* EXERCISE PROMPT: In the entries below, find the line with "self.r, self.k = mod.upscale_factor, mod.window_size" and print exactly every line from there up to and including the line with "1, Ho, Wo), device=disp.device, dtype=torch.float32)", with no other lines.

○ ○ ○ ○ ○

class Hourglass:

    def __init__(self, mod):
        self.c1, self.c2, self.c3, self.c4 = (SepConv(getattr(mod, n)) for n in ("conv1", "conv2", "conv3", "conv4"))
        self.c5, self.c6 = SepConv(mod.conv5, True), SepConv(mod.conv6, True)
        self.s5, self.s6 = SepConv(mod.shortcut5), SepConv(mod.shortcut6)
        self.c4.f1.act = ACT_SILU

    def __call__(self, x):
        pre = self.c2(self.c1(x))
        br = Branch("hourglass")
        with br:
            s6 = self.s6(x)
            s5 = self.s5(pre)
        out = self.c5(self.c4(self.c3(pre)))
        br.join()
        out = resize_add_act(out, s5, pre.shape[-3:])
        return resize_add_act(self.c6(out), s6, x.shape[-3:])


class Heads:

    def __init__(self, mod):
        self.delta = float(mod.delta)
        c0, self.c1 = fold_wrapper(mod.cost_head[0], "d"), fold_wrapper(mod.cost_head[1], "hw")
        o0, self.o1 = fold_wrapper(mod.off_head[0], "d"), fold_wrapper(mod.off_head[1], "hw")
        self.C = C = c0.cout
        self.co0 = fold_concat(c0, o0)
        f = object.__new__(Folded)
        f.cin, f.cout, f.kind, f.act, f.kshape = 2 * C, 2, "hw", ACT_HEAD_PAIR, self.c1.kshape
        pad = int(_lib.lib().ts_conv_cout_pad(2))
        f.w = torch.zeros(2 * C, self.c1.w.shape[1], pad, device=self.c1.w.device, dtype=torch.float32)
        f.w[:C, :, 0] = self.c1.w[:, :, 0]
        f.w[C:, :, 1] = self.o1.w[:, :, 0]
        f.scale = torch.ones(pad, device=f.w.device); f.shift = torch.zeros(pad, device=f.w.device)
        f.scale[0], f.scale[1] = self.c1.scale[0], self.o1.scale[0]
        f.shift[0], f.shift[1] = self.c1.shift[0], self.o1.shift[0]
        f._tape = _TAPE
        if _TAPE is not None:
            for k, (m, g) in enumerate(((mod.cost_head[1], self.c1), (mod.off_head[1], self.o1))):
                _TAPE.layout(f.w[k * C:(k + 1) * C], m.weight.detach(), False, col0=k)
                _TAPE.fold(f.scale[k:k + 1], f.shift[k:k + 1], m.bias, getattr(m, "norm", None), 1)
        self.pair = f

    def __call__(self, x):
        y = conv_d(x, self.co0, 3, 1, 1, 1)
        B, _, D, H, W = y.shape
        both = torch.empty((2, B, D, H, W), device=y.device, dtype=torch.float32)
        conv_hw(y, self.pair, out=both.permute(1, 0, 2, 3, 4), act_param=self.delta)
        return both[0], both[1]


class ConvexUp:

    def __init__(self, mod):
        self.r, self.k = mod.upscale_factor, mod.window_size
        if self.k != 3:
            raise NotImplementedError("window_size != 3")
        self.m0 = Folded(mod.mask[0].weight.unsqueeze(2), mod.mask[0].bias, mod.mask[1], ACT_SILU, False, "hw")
        w3 = mod.mask[3].weight
        self.m3 = Folded(w3.reshape(w3.shape[0], w3.shape[1], 1, 1, 1), mod.mask[3].bias, None, ACT_NONE, False, "d")

    def mask(self, feat):
        return conv_d(conv_hw(feat.unsqueeze(2), self.m0), self.m3, 1)

    def with_candidates(self, feat, disp, m, rng, extra_front=0):
        B, _, H, W = disp.shape
        if m is None:
            m = self.mask(feat)
        Ho, Wo = H * self.r, W * self.r
        out = torch.empty((B, 1, Ho, Wo), device=disp.device, dtype=torch.float32)
        low, high = torch.empty_like(out), torch.empty_like(out)
        cand = torch.empty((B, extra_front + 5, Ho, Wo), device=disp.device, dtype=torch.float32)
        disp = _lib.contiguous(disp)
        rc = _lib.lib().ts_convex_upsample_candidates_fwd(_lib.ptr(m), _lib.ptr(disp), _lib.ptr(out), _lib.ptr(low),
                                                          _lib.ptr(high), _lib.ptr(cand), B, H, W, self.r, float(self.r), float(rng),
                                                          extra_front, extra_front + 5, _stream())
        _lib.check(rc, "ts_convex_upsample_candidates_fwd")
        return out, low, high, cand

    def __call__(self, feat, disp, m=None):
        B, _, H, W = disp.shape
        if m is None:
            m = self.mask(feat)
        out = torch.empty((B, 1, H * self.r, W * self.r), device=disp.device, dtype=torch.float32)
        disp = _lib.contiguous(disp)
        rc = _lib.lib().ts_convex_upsample_fwd(_lib.ptr(m), _lib.ptr(disp), _lib.ptr(out), B, H, W, self.r,
                                               float(self.r), _stream())
        _lib.check(rc, "ts_convex_upsample_fwd")
        return out


class _LevelBase:
    def __init__(self, mod):
        self.mod = mod
        self.C, self.topk, self.scales = mod.C, mod.topk, mod.block_cost_scale
        self.init0, self.hg, self.init2 = SepConv(mod.init3d[0]), Hourglass(mod.init3d[1]), SepConv(mod.init3d[2])
        self.heads = Heads(mod.pred_heads)

    def init3d(self, raw, addend=None):
        return self.init2(self.hg(self.init0(raw, addend=addend)))

    def split_reference_half(self):
        if self.init0.stride != 1 or self.init0.transposed:
            raise NotImplementedError("first aggregation layer is not a stride-1 conv over [left | warped | corr]")
        self.init0_left, self.init0.f0, self.init0_corr, self.init0_q = split_sampled_first_layer(self.init0.f0, self.scales)

    def left_term(self, left):
        return conv_hw(left.unsqueeze(2), self.init0_left, 1, self.init0.dil)

    def right_term(self, right):
        return conv_d(right.unsqueeze(2), self.init0_q, 1).squeeze(2)

    def first_layer_fused(self, left, right, ds, lterm, rterm):
        corr = block_cost_corr(left, right, ds, self.scales)
        i0 = self.init0
        y = conv_hw_warp(corr, self.init0_corr, rterm, ds, lterm.squeeze(2) if lterm.dim() == 5 else lterm, i0.dil)
        return conv_d(y, i0.f1, i0.k, i0.stride, i0.dil, i0.pad_d, i0.transposed)

    def init3d_from(self, first):
        return self.init2(self.hg(first))

    def feature_terms(self, left, right):
        return self.left_term(left), (self.right_term(right) if FUSED_K1 else None)


class _MergingLevel(_LevelBase):
    def __init__(self, mod):
        super().__init__(mod)
        pc = mod.past_conv
        f = fold_wrapper(pc, "d")
        self.past_w = f.w.reshape(-1)[:self.C].contiguous()
        self.past_scale, self.past_shift = f.scale[:self.C].contiguous(), f.shift[:self.C].contiguous()
        self.fusion = mod.spatial_fusion
        if self.fusion:
            self.conv5 = fold_wrapper(mod.fuse.conv_5x5, "d")
            self.fuse_conv = SepConv(mod.fuse.conv_fuse)
        self.up = ConvexUp(mod.convex_upsample)

    def merge(self, vol, samples, prev_info, resize_memory):
        B, C, D0, H, W = vol.shape
        K = self.topk
        memory = prev_info.get('cost_memory', None)
        mem_s = mem_c = None
        if memory is not None and prev_info.get('use_past_cost', False):
            mem_s, mem_c = memory['disp_sample'], memory['cost_volume']
            if resize_memory:
                mem_s, mem_c = resize_bilinear_pair(mem_s, mem_c, (H, W), W / mem_s.shape[-1], 1.0)
            mem_s, mem_c = _lib.contiguous(mem_s), _lib.contiguous(mem_c)
        Dm = D0 + K
        nch = 4 * C if self.fusion else C
        cat4 = torch.empty((B, nch, Dm, H, W), device=vol.device, dtype=torch.float32)
        samp = torch.empty((B, Dm, H, W), device=vol.device, dtype=torch.float32)
        x0 = cat4[:, :C]
        vb, vc = _strides5(vol); ob, oc = _strides5(x0)
        rc = _lib.lib().ts_merge_candidates_fwd(_lib.ptr(vol), _lib.ptr(samples), _lib.ptr(mem_s), _lib.ptr(mem_c),
                                                _lib.ptr(self.past_w), _lib.ptr(self.past_scale), _lib.ptr(self.past_shift),
                                                _lib.ptr(samp), _lib.ptr(x0), B, C, D0, K, H, W, vb, vc, ob, oc, _stream())
        _lib.check(rc, "ts_merge_candidates_fwd")
        return cat4, samp

    def fuse(self, cat4):
        C = self.C
        x0 = cat4[:, :C]
        if not self.fusion:
            return x0
        br = Branch("pool")
        with br:
            pool5(x0, cat4[:, 2 * C:3 * C], cat4[:, 3 * C:])
        conv_d(x0, self.conv5, 5, 1, 1, 2, out=cat4[:, C:2 * C])
        br.join()
        return self.fuse_conv(cat4)

    def merge_fuse_predict(self, vol, samples, prev_info, feat, resize_memory, mask=None, next_range=None):
        cat4, samp = self.merge(vol, samples, prev_info, resize_memory)
        cost, off = self.heads(self.fuse(cat4))
        disp, _, _ = TF.topk_softargmax(cost, samp, off, k=self.topk)
        if callable(mask):
            mask = mask()
        if next_range is not None:
            return self.up.with_candidates(feat, disp, mask, *next_range), cost, off, samp
        return self.up(feat, disp, mask), cost, off, samp


class NativeCoarse(_MergingLevel):
    def early(self, left, right):
        return self.init3d(TF.block_cost(left, right, int(self.mod.num_sample), self.scales))

    def __call__(self, left, right, prev_info, mask=None, next_range=None, vol=None):
        if vol is None:
            vol = self.early(left, right)
        return self.merge_fuse_predict(vol, None, prev_info, left, resize_memory=True, mask=mask, next_range=next_range)


class NativeFine(_MergingLevel):
    def __init__(self, mod):
        super().__init__(mod)
        self.split_reference_half()

    def early(self, left, right, ds, terms=None):
        lt, rt = terms() if callable(terms) else (terms if terms is not None else self.feature_terms(left, right))
        if rt is not None:
            return self.init3d_from(self.first_layer_fused(left, right, ds, lt, rt))
        return self.init3d(TF.block_cost_warped(left, right, ds, self.scales), lt)

    def __call__(self, left, right, ds, prev_info, mask=None, terms=None, next_range=None, vol=None):
        if vol is None:
            vol = self.early(left, right, ds, terms)
        return self.merge_fuse_predict(vol, ds, prev_info, left, resize_memory=False, mask=mask, next_range=next_range)


class SplitBoth:

    def __init__(self, left, right, spx4):
        self.left, self.right, self.spx4 = left, right, spx4

    device = property(lambda self: self.spx4.device)
    shape = property(lambda self: (self.spx4.shape[0], self.left.shape[1] + self.spx4.shape[1]) + tuple(self.spx4.shape[2:]))

    def pair(self):
        B = self.left.shape[0]
        return Split(self.left, self.spx4[:B]), Split(self.right, self.spx4[B:])

    def __getitem__(self, idx):
        return torch.cat([s.cat() for s in self.pair()], 0)[idx]


class NativePrecise(_LevelBase):
    def __init__(self, mod):
        super().__init__(mod)
        u = mod.refinement
        self.enc = [fold_wrapper(m, "hw") for m in (u.conv2[0], u.conv2[1], u.conv4[0], u.conv4[1])]
        self.enc_stride = [u.conv2[0].stride[0], u.conv2[1].stride[0], u.conv4[0].stride[0], u.conv4[1].stride[0]]
        self.fuse = [fold_wrapper(u.fuse[0], "hw"), fold_wrapper(u.fuse[1], "hw")]
        self.deconv4 = Folded(u.deconv4.weight, u.deconv4.bias, u.deconv4.norm, _act_code(u.deconv4.activation), True, "deconv2d")
        self.concat = fold_wrapper(u.concat, "hw")
        self.deconv2 = Folded(u.deconv2.weight, u.deconv2.bias, None, ACT_NONE, True, "deconv2d")
        self.in_planes = mod.in_planes
        self.split_reference_half()

    @staticmethod
    def _c2d(x, f, stride, out=None):
        return conv_hw(x, f, stride, 1, out=out)

    def encode(self, left_image, right_image, cat4, s2_left):
        B = left_image.shape[0]
        e, st = self.enc, self.enc_stride
        li, ri = left_image.unsqueeze(2), right_image.unsqueeze(2)
        s2_right = torch.empty((B,) + tuple(s2_left.shape[1:]), device=li.device, dtype=torch.float32)
        if B == 1:
            x = conv_hw(li, e[0], st[0], 1, second=ri)
            conv_hw(x[:1], e[1], st[1], 1, out=s2_left, second=x[1:], out_second=s2_right)
            x = conv_hw(s2_left, e[2], st[2], 1, second=s2_right)
        else:
            Hx, Wx = (li.shape[-2] - 1) // st[0] + 1, (li.shape[-1] - 1) // st[0] + 1
            x = torch.empty((2 * B, e[0].cout, 1, Hx, Wx), device=li.device, dtype=torch.float32)
            conv_hw(li, e[0], st[0], 1, out=x[:B]); conv_hw(ri, e[0], st[0], 1, out=x[B:])
            conv_hw(x[:B], e[1], st[1], 1, out=s2_left); conv_hw(x[B:], e[1], st[1], 1, out=s2_right)
            Hy, Wy = (s2_left.shape[-2] - 1) // st[2] + 1, (s2_left.shape[-1] - 1) // st[2] + 1
            y = torch.empty((2 * B, e[2].cout, 1, Hy, Wy), device=li.device, dtype=torch.float32)
            conv_hw(s2_left, e[2], st[2], 1, out=y[:B]); conv_hw(s2_right, e[2], st[2], 1, out=y[B:])
            x = y
        self._c2d(x, e[3], st[3], out=(cat4.spx4 if isinstance(cat4, SplitBoth) else cat4[:, self.in_planes:]).unsqueeze(2))

    def _deconv(self, x, f, out, out_bstride):
        B, Cin, H, W = x.shape
        L = _lib.lib()
        if X6 and X6S and L.ts_conv3d_hw_x6s_supported(Cin, f.cout, H, W, X6S_T4) and x6s_grid(B, f.cout, 1, H, W, X6S_T4) >= _X6S_MIN_GRID:
            rc = L.ts_conv3d_hw_x6s_fwd(_lib.ptr(x), _lib.ptr(x6s_weights(f, X6S_T4)), _lib.ptr(f.scale), _lib.ptr(f.shift), _lib.ptr(out),
                                        B, Cin, f.cout, 1, H, W, X6S_T4, f.act, 0.0, Cin * H * W, H * W, out_bstride, 4 * H * W, _stream())
            _lib.check(rc, "ts_conv3d_hw_x6s_fwd")
            return
        rc = _lib.lib().ts_deconv2d_k4s2_fwd(_lib.ptr(x), _lib.ptr(f.w), _lib.ptr(f.scale), _lib.ptr(f.shift), _lib.ptr(out),
                                             B, Cin, f.cout, H, W, f.act, out_bstride, _stream())
        _lib.check(rc, "ts_deconv2d_k4s2_fwd")

    def unet_features(self, left, right, left_image, right_image):
        both, lterm, st = self.unet_encode(left, right, left_image, right_image)
        return both, (self.unet_decode(st), lterm)

    def split_input_ok(self, B, Cf, H, W):
        L = _lib.lib()
        if self.in_planes != Cf or self.enc[3].cout != Cf:
            return False
        hw = lambda f, dil: L.ts_conv3d_hw_split_supported(B, 2 * Cf, Cf, f.cout, 1, H, W, 1, dil, 0)
        return bool(L.ts_block_cost_corr_split_supported(2 * Cf, Cf) and hw(self.init0_left, self.init0.dil) and hw(self.fuse[0], 1) and
                    (not FUSED_K1 or L.ts_conv3d_d_split_supported(2 * Cf, Cf)) and
                    (not X6 or not L.ts_conv3d_hw_x6_supported(2 * Cf, self.fuse[0].cout, W, 1, 1, 0) or
                     L.ts_conv3d_hw_x6_split_supported(2 * Cf, Cf, self.fuse[0].cout, W, 1)))

    def unet_encode(self, left, right, left_image, right_image):
        B, Cf, H, W = left.shape
        if SPLIT_INPUT and FUSED_K1 and self.split_input_ok(B, Cf, H, W):
            left, right = _lib.contiguous(left), _lib.contiguous(right)
            both = SplitBoth(left, right, torch.empty((2 * B, Cf, H, W), device=left.device, dtype=torch.float32))
            lcat, rcat = both.pair()
        else:
            both = torch.empty((2 * B, 2 * Cf, H, W), device=left.device, dtype=torch.float32)
            lcat, rcat = both[:B], both[B:]
            copy_rows(left, lcat[:, :Cf]); copy_rows(right, rcat[:, :Cf])
        C32, C2 = self.deconv4.cout, self.enc[1].cout
        cat2 = torch.empty((B, C32 + C2, 2 * H, 2 * W), device=left.device, dtype=torch.float32)
        self.encode(left_image, right_image, both, cat2[:, C32:].unsqueeze(2))
        lterm = self.feature_terms(lcat, rcat)
        return both, lterm, (lcat, cat2, B, H, W)

    def unet_decode(self, st):
        lcat, cat2, B, H, W = st
        f = self._c2d(self._c2d(lcat.unsqueeze(2), self.fuse[0], 1), self.fuse[1], 1).squeeze(2)
        self._deconv(_lib.contiguous(f), self.deconv4, cat2, cat2.stride(0))
        g = _lib.contiguous(self._c2d(cat2.unsqueeze(2), self.concat, 1).squeeze(2))
        mask = torch.empty((B, 9, 4 * H, 4 * W), device=lcat.device, dtype=torch.float32)
        self._deconv(g, self.deconv2, mask, mask.stride(0))
        return mask

    def early(self, both, lterm, ds):
        B = both.shape[0] // 2
        lcat, rcat = both.pair() if isinstance(both, SplitBoth) else (both[:B], both[B:])
        lt, rt = lterm
        if rt is not None:
            return self.init3d_from(self.first_layer_fused(lcat, rcat, ds, lt, rt))
        return self.init3d(TF.block_cost_warped(lcat, rcat, ds, self.scales), lt)

    def __call__(self, both, mask_lterm, ds, prev_info, vol=None):
        B = both.shape[0] // 2
        H, W = both.shape[-2:]
        mask, lterm = mask_lterm
        mask = mask() if callable(mask) else mask
        if vol is None:
            vol = self.early(both, lterm, ds)
        cost, off = self.heads(vol)
        disp, mem_s, mem_c = TF.topk_softargmax(cost, ds, off, k=self.topk)
        full = torch.empty((B, 1, 4 * H, 4 * W), device=both.device, dtype=torch.float32)
        rc = _lib.lib().ts_unet_upsample_fwd(_lib.ptr(mask), _lib.ptr(disp), _lib.ptr(full), B, H, W, 4 * H, 4 * W, _stream())
        _lib.check(rc, "ts_unet_upsample_fwd")
        prev_info['prev_disp'] = full
        mem_s, mem_c = resize_bilinear_pair(mem_s, mem_c, (H // 2, W // 2), 0.5, 1.0)
        prev_info['cost_memory'] = {'disp_sample': mem_s, 'cost_volume': mem_c}
        return full, disp, cost, off, ds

○ ○ ○ ○ ○

* YOUR RESPONSE:
        self.r, self.k = mod.upscale_factor, mod.window_size
        if self.k != 3:
            raise NotImplementedError("window_size != 3")
        self.m0 = Folded(mod.mask[0].weight.unsqueeze(2), mod.mask[0].bias, mod.mask[1], ACT_SILU, False, "hw")
        w3 = mod.mask[3].weight
        self.m3 = Folded(w3.reshape(w3.shape[0], w3.shape[1], 1, 1, 1), mod.mask[3].bias, None, ACT_NONE, False, "d")

    def mask(self, feat):
        return conv_d(conv_hw(feat.unsqueeze(2), self.m0), self.m3, 1)

    def with_candidates(self, feat, disp, m, rng, extra_front=0):
        B, _, H, W = disp.shape
        if m is None:
            m = self.mask(feat)
        Ho, Wo = H * self.r, W * self.r
        out = torch.empty((B, 1, Ho, Wo), device=disp.device, dtype=torch.float32)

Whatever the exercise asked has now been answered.